A broader suit targeting the House’s Covid-era proxy voting rules was rebuffed. The challenge from former House Majority Leader
‘Dangerous’ Ruling
Despite its relatively small-scope holding, the Texas decision has advocates concerned about legal ripple effects. These could take the form of further PWFA challenges from the states as well as suits challenging the other labor-related provisions in the spending package, despite bipartisan support that existed for many of the bills.
“The logic of the opinion applies to all legislation Congress passed without a physically present quorum,” Dorf said.
“People should take this ruling seriously and understand how dangerous it is,” said Elizabeth Gedmark, vice president of A Better Balance, a group that advocates on workplace family policy.
The PWFA enjoyed support from both sides of the aisle, and organizations ranging from the US Chamber of Commerce to women’s advocacy groups. It attracted some controversy in August, however, when the EEOC’s rulemaking around the law included abortion in its definition of “pregnancy, childbirth, or related medical conditions.”
Both the PUMP Act, which requires employers to provide accommodations for breastfeeding parents, and the SECURE 2.0 Act, which contained a variety of provisions to boost worker retirement savings, also received broad bipartisan support.
Still, Eastman said the Texas litigation provides a “roadmap” for others—in both the private and public sector— looking to file similar cases.
“We have a model that another state can use to challenge the Pregnant Workers Fairness Act if it wanted to,” said Eastman. “And then, that could be borrowed by a private employer.”
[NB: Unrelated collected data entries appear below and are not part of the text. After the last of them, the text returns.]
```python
# ... 167 lines not shown
            out[p] = (n, e)
        return out

    def set_physics_inputs(self, surface_pressure=None):
        for p in self.local_patches:
            P = self.grid.patches[p]
            la = np.ascontiguousarray(P.lat, dtype=np.float64)
            sp = None if surface_pressure is None else np.ascontiguousarray(surface_pressure[p], dtype=np.float64)
            self._chk(self.lib.tmx_set_patch_physics_inputs(self.h, p, _pd(la), None if sp is None else _pd(sp)))

    def held_suarez(self, instance, dt):
        self._chk(self.lib.tmx_physics_held_suarez(self.h, instance, dt))

    def set_level_heights(self, z_levels=None):
        for p in self.local_patches:
            z = np.ascontiguousarray(self.grid.patches[p].geom["z_levels"] if z_levels is None else z_levels[p], dtype=np.float64)
            self._chk(self.lib.tmx_set_patch_level_heights(self.h, p, _pd(z)))

    def pivot_stats(self, enable):
        out = (C.c_ulonglong * 2)()
        self._chk(self.lib.tmx_debug_pivot_stats(self.h, 1 if enable else 0, out))
        return int(out[0]), int(out[1])

    def kessler(self, instance, dt):
        self._chk(self.lib.tmx_physics_kessler(self.h, instance, dt))

    def set_dcmip_inputs(self, latitude=None, a_nodes=None, b_nodes=None, z_interfaces=None, earth_radius=None):
        a = self.grid.phys.earth_radius if earth_radius is None else earth_radius
        for p in self.local_patches:
            P = self.grid.patches[p]
            la = np.ascontiguousarray(P.lat if latitude is None else latitude[p], dtype=np.float64)
            an = np.ascontiguousarray(P.a_nodes if a_nodes is None else a_nodes[p], dtype=np.float64)
            bn = np.ascontiguousarray(P.b_nodes if b_nodes is None else b_nodes[p], dtype=np.float64)
            zi = np.ascontiguousarray(P.geom["z_interfaces"] if z_interfaces is None else z_interfaces[p], dtype=np.float64)
            self._chk(self.lib.tmx_set_patch_dcmip_inputs(self.h, p, _pd(la), _pd(an), _pd(bn), _pd(zi), float(a)))

    def dcmip2016(self, instance, dt, test, pbl_type, prec_type):
        self._chk(self.lib.tmx_physics_dcmip2016(self.h, instance, dt, test, pbl_type, prec_type))

    def download_precipitation(self, reset=False):
        out = {}
        for p in self.local_patches:
            P = self.grid.patches[p]
            a = np.zeros((P.na, P.nb))
            self._chk(self.lib.tmx_download_precipitation(self.h, p, _pd(a), 1 if reset else 0))
            out[p] = a
# ... 296 lines not shown
```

Following the thread of Hendrix’s ruling, another judge could choose to enjoin the enforcement of a law passed under the proxy voting rules against all employers in the state or against one plaintiff company nationwide.
Similar to Texas, a private company would face the challenge of proving the enactment of the law in question harms them in a concrete way, he said.
Practical Problems
Court decisions rolling back certain labor laws and appropriations pose practical challenges, in addition to legal ones.
“If you accept that the omnibus funding bill was unconstitutionally enacted, what does it mean, that the NLRB received funding that wasn’t properly approved? I’m not sure the effect of that, right?” said Eastman. “The fact that the NLRB proceeded to issue complaints and process cases through administrative law judges and so forth, is that undone because the appropriation wasn’t properly authorized?”
Similarly, if the PUMP Act is withdrawn under the premise of being passed with no quorum, it raises questions that courts would have to address about whether that would require a re-institution of the Break Time for Nursing Mothers law under the Fair Labor Standards Act, which the PUMP Act replaced, he said.
If lawsuits like Texas’s find success, it’s possible a patchwork of rulings will emerge banning laws enacted under the proxy voting rule in specific state jurisdictions.
“It’s a very unorthodox or inconvenient problem to have: the law of the land being the law of the land in 49 states but not one state, or regulations being valid in 49 states, but not in one state, or valid in a state only with respect to private employees, but not state employees,” said Maatman.
Hendrix’s ruling also appears ripe for an appeal to the US Court of Appeals for the Fifth Circuit, and possible Supreme Court review, particularly on the issue of imposing judicial standards on legislative proceedings.
“This case is unusual in that it did step in and try to sort of regulate the internal workings of the house in a way that other courts have not,” said Joshua Huder, a senior fellow at the Government Affairs Institute at Georgetown University.
“My guess is that the Supreme Court would knock this down pretty easily just based on previous precedents, but, I don’t know how this is gonna play out,” Huder said.
—With assistance from Austin R. Ramsey and Kaustuv Basu
The case is Texas v. Dep’t of Justice, N.D. Tex., No. 23-cv-00034, opinion 2/27/24.